Task details:
Only the lines below between the ones containing "kp) load8p(wbase - 20, ga);" and "constexpr int kSplitTile = 1024;", inclusive, are to be reproduced, each exactly as it stands.

Input for this task:

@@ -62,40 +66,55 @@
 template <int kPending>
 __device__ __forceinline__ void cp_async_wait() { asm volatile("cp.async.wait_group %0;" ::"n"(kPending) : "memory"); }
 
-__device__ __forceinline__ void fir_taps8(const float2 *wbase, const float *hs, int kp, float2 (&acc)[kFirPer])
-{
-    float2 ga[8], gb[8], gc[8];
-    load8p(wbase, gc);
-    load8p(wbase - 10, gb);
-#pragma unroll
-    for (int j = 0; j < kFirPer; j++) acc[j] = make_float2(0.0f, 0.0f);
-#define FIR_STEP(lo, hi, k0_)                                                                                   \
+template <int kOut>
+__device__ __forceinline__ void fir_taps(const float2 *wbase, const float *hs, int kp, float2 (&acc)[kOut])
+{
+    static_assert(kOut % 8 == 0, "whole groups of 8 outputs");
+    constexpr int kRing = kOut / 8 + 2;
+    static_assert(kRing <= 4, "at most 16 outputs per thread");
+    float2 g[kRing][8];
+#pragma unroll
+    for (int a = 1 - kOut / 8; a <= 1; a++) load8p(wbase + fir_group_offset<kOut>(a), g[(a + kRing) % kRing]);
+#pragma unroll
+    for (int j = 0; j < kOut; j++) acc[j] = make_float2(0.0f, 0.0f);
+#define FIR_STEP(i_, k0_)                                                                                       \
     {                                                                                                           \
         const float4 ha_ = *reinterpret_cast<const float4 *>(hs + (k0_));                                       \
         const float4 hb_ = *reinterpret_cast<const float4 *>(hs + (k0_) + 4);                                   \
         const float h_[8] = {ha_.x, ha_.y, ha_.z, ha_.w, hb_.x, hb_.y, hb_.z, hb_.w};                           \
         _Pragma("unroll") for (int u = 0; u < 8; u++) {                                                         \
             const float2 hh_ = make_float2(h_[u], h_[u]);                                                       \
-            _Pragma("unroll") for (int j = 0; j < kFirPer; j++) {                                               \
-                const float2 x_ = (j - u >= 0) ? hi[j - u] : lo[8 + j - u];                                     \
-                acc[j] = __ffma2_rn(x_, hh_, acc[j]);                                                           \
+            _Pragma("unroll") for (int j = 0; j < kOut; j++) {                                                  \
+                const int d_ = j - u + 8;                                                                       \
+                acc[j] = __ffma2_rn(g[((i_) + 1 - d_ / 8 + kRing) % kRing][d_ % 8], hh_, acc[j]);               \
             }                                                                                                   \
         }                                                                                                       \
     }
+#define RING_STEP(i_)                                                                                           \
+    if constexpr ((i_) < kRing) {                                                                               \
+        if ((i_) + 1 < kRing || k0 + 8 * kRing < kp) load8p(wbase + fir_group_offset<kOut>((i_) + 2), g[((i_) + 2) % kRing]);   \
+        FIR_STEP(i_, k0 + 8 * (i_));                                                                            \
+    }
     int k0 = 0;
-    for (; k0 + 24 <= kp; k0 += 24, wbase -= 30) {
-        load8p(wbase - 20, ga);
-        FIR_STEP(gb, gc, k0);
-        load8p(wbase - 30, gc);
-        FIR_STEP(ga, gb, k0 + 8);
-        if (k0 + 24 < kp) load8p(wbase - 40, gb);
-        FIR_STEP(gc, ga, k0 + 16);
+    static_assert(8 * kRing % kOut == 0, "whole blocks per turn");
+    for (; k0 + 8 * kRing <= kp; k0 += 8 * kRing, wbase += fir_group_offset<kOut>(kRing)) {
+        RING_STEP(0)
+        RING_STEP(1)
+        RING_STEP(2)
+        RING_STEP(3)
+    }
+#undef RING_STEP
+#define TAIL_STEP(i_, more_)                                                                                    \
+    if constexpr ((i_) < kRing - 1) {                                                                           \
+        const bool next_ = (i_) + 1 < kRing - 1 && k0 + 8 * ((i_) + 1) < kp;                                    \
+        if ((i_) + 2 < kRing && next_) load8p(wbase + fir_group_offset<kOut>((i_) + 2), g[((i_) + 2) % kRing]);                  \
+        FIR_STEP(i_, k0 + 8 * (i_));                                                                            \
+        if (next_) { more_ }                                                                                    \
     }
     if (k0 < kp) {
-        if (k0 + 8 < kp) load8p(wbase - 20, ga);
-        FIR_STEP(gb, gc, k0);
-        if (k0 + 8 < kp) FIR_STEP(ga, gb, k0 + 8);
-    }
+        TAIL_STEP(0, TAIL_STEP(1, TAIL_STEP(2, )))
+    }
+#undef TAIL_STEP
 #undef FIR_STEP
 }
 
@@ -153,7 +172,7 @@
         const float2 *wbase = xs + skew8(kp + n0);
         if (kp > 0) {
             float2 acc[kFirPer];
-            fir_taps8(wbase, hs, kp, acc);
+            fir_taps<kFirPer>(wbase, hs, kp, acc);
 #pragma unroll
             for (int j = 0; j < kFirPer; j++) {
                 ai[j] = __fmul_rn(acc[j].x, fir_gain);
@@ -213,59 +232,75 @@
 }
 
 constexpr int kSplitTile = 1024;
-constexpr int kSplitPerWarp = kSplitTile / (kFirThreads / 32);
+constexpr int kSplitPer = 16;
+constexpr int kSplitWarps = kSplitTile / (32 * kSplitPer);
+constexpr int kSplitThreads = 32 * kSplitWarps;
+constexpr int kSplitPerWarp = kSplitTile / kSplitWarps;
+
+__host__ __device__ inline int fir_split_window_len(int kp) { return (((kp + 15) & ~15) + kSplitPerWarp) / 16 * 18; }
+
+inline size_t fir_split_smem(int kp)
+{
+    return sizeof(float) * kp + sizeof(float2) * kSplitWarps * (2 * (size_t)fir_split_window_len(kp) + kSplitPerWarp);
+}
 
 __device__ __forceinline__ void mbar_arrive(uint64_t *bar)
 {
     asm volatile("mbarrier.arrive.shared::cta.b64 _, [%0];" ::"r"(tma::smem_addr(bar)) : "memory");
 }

--

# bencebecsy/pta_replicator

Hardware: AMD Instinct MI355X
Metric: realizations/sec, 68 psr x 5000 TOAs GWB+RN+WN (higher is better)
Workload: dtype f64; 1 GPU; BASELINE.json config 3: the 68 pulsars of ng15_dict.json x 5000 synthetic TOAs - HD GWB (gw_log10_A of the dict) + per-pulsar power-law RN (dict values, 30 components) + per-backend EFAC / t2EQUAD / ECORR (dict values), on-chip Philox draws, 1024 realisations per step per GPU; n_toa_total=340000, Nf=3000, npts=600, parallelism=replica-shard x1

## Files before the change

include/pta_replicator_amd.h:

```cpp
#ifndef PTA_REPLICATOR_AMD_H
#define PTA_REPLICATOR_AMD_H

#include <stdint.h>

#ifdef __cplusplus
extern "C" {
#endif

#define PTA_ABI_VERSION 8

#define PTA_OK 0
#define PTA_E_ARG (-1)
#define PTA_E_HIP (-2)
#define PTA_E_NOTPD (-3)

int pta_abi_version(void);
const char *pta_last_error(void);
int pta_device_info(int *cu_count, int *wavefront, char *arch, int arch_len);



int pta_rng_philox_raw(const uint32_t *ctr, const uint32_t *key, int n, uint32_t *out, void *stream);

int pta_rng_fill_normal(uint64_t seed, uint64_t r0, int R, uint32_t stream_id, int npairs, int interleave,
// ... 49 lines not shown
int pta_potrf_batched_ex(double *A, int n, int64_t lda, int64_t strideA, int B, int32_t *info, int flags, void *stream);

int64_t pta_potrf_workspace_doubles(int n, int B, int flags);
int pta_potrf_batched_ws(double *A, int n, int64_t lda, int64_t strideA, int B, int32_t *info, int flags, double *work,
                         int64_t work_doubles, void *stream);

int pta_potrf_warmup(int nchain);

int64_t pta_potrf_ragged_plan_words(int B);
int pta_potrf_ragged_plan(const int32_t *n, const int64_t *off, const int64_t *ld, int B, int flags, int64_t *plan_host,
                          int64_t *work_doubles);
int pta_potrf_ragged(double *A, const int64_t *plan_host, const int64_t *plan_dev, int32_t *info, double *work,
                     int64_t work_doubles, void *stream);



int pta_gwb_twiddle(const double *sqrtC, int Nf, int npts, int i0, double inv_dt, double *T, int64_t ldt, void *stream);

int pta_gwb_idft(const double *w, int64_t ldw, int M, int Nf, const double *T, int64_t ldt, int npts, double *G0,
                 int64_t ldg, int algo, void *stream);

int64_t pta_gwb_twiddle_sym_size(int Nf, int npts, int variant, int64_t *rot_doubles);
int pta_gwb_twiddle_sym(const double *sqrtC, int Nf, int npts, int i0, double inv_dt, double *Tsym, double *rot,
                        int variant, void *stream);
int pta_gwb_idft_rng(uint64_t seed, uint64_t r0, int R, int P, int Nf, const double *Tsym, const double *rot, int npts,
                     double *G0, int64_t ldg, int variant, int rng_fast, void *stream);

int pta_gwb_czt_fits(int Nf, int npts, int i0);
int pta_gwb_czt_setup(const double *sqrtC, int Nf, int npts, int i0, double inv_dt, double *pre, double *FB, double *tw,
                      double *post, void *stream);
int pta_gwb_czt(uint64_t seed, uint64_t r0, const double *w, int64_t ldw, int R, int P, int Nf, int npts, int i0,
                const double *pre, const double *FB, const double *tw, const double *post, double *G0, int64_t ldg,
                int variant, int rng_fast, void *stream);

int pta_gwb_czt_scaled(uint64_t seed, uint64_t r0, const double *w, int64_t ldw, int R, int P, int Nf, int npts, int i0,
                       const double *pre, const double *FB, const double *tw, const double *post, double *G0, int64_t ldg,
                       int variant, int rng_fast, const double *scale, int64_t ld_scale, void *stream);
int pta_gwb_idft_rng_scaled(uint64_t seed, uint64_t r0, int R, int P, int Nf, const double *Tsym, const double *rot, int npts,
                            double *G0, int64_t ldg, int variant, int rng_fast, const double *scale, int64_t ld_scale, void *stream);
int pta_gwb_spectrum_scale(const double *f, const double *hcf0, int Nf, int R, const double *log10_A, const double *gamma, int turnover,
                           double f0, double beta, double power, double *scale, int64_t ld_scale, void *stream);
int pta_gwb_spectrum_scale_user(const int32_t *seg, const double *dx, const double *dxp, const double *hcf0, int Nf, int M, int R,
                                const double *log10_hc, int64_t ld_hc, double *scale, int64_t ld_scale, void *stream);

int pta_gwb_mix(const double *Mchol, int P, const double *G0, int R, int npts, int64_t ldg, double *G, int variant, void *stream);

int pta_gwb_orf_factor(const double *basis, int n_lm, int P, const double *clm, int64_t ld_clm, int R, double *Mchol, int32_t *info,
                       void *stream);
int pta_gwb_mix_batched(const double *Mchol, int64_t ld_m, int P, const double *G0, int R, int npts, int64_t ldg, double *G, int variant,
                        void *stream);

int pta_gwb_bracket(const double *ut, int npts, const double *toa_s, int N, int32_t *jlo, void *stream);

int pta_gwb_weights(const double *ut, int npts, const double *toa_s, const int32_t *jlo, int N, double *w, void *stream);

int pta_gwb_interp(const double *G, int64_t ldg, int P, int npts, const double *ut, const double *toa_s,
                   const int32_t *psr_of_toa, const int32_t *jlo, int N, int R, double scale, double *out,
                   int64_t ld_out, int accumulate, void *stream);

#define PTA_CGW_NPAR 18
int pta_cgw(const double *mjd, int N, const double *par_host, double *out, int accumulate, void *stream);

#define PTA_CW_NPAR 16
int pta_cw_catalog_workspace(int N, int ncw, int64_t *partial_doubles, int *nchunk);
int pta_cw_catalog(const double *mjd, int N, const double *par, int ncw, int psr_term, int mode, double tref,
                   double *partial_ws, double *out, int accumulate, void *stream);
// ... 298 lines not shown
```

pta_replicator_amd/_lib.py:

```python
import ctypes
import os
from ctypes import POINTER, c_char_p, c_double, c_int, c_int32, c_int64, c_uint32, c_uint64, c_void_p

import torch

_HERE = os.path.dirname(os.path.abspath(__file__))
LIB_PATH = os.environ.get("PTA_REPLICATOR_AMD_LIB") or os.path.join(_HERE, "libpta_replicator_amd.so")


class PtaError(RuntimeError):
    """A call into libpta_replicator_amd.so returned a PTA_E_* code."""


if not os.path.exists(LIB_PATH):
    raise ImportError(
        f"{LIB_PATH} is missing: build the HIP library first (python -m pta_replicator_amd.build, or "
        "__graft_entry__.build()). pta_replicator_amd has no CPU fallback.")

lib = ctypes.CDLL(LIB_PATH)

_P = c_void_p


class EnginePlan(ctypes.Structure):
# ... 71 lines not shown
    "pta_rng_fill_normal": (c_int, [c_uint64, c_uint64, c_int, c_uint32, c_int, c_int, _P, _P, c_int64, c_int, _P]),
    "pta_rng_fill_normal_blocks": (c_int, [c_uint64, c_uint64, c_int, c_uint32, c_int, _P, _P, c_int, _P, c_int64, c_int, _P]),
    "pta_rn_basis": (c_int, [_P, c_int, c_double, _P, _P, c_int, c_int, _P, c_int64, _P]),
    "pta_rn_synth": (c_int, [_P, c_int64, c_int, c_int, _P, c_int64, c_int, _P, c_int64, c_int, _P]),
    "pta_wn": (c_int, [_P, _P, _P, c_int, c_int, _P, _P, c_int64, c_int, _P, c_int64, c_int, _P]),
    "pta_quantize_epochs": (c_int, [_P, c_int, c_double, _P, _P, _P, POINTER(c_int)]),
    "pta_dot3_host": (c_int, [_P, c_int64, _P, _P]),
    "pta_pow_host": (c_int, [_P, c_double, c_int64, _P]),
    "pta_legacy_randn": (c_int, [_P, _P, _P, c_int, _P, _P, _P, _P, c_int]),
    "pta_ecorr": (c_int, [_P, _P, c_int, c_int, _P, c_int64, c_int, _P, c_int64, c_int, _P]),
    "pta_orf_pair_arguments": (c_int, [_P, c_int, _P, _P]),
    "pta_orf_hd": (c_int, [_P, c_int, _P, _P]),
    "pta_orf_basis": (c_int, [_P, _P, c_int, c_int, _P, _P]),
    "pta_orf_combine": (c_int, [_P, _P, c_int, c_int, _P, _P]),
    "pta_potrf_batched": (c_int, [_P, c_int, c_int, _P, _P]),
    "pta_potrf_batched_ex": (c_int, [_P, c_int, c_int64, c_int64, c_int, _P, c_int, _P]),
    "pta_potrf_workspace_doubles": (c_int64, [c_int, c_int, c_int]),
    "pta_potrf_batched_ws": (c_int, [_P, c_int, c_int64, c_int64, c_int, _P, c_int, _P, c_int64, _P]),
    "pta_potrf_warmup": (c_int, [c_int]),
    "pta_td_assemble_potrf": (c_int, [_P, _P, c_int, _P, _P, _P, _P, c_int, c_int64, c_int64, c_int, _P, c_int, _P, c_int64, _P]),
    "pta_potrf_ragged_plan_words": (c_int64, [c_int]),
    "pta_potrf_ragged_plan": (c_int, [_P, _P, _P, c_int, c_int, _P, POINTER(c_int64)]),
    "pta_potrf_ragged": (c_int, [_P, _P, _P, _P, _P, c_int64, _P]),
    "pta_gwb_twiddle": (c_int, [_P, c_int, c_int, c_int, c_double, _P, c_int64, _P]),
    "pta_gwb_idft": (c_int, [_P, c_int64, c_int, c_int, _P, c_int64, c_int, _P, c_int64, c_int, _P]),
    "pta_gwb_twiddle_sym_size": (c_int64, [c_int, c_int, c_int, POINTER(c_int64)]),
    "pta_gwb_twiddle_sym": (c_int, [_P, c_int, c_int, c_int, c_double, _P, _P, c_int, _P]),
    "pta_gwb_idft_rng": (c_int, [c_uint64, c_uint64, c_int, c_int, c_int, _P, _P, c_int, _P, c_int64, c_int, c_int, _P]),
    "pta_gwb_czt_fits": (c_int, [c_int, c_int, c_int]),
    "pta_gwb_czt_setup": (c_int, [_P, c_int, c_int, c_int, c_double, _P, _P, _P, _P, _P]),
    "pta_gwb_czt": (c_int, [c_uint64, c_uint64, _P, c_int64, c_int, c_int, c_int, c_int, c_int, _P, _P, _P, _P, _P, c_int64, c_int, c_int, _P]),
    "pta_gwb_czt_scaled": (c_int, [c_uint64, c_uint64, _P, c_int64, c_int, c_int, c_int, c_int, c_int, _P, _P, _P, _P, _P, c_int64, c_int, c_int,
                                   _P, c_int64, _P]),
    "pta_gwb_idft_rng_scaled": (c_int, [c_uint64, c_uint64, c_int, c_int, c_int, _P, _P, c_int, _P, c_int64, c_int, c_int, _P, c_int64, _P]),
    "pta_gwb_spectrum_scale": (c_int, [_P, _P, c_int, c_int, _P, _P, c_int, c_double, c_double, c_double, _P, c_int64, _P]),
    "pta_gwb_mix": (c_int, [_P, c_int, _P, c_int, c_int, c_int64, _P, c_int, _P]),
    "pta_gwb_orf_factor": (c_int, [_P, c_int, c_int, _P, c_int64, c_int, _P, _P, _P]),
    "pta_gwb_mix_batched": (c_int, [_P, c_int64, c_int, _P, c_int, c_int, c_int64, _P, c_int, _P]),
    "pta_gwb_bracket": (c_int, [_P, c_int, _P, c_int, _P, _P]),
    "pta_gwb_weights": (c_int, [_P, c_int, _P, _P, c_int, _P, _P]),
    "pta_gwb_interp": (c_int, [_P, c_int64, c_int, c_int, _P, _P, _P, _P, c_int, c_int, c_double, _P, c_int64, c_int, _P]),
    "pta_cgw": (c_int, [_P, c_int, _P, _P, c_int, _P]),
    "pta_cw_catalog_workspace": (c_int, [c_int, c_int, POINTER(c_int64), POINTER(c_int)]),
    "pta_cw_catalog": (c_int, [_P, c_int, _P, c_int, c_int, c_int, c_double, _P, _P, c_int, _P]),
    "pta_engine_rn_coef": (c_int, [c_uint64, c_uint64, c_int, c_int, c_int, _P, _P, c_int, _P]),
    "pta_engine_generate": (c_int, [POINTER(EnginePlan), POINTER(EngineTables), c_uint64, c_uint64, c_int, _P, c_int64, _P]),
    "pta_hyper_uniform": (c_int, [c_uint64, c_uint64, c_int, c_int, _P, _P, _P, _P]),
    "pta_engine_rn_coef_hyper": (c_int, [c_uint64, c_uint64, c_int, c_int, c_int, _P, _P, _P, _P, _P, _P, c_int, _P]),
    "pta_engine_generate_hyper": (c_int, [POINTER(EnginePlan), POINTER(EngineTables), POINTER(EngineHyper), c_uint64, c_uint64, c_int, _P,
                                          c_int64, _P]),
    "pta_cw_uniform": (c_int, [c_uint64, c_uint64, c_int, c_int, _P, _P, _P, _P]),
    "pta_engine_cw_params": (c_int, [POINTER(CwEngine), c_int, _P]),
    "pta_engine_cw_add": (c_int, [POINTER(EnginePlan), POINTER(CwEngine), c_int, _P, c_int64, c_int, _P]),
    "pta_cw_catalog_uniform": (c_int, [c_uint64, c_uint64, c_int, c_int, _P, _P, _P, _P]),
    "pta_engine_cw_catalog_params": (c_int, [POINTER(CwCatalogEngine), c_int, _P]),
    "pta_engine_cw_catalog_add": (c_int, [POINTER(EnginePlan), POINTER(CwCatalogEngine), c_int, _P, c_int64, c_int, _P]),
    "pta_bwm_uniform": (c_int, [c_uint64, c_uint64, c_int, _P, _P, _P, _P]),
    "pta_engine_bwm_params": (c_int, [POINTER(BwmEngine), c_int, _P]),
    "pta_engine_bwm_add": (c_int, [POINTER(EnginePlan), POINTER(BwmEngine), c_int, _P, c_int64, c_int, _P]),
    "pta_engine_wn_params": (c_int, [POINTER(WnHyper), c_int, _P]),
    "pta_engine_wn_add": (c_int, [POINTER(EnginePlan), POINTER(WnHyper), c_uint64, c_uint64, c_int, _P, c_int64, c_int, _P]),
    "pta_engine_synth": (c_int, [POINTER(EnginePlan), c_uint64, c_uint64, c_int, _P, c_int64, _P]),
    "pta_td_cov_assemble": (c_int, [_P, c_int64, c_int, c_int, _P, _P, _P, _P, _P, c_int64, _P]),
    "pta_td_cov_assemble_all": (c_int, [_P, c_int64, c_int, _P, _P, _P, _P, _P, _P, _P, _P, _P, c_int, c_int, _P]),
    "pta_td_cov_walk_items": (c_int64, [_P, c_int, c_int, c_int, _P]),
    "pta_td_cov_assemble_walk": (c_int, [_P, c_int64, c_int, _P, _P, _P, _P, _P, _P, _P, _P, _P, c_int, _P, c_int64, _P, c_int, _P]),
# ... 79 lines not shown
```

Solution:
-        if (k0 + 8 < kp) load8p(wbase - 20, ga);
-        FIR_STEP(gb, gc, k0);
-        if (k0 + 8 < kp) FIR_STEP(ga, gb, k0 + 8);
-    }
+        TAIL_STEP(0, TAIL_STEP(1, TAIL_STEP(2, )))
+    }
+#undef TAIL_STEP
 #undef FIR_STEP
 }
 
@@ -153,7 +172,7 @@
         const float2 *wbase = xs + skew8(kp + n0);
         if (kp > 0) {
             float2 acc[kFirPer];
-            fir_taps8(wbase, hs, kp, acc);
+            fir_taps<kFirPer>(wbase, hs, kp, acc);
 #pragma unroll
             for (int j = 0; j < kFirPer; j++) {
                 ai[j] = __fmul_rn(acc[j].x, fir_gain);
@@ -213,59 +232,75 @@
 }
 
 constexpr int kSplitTile = 1024;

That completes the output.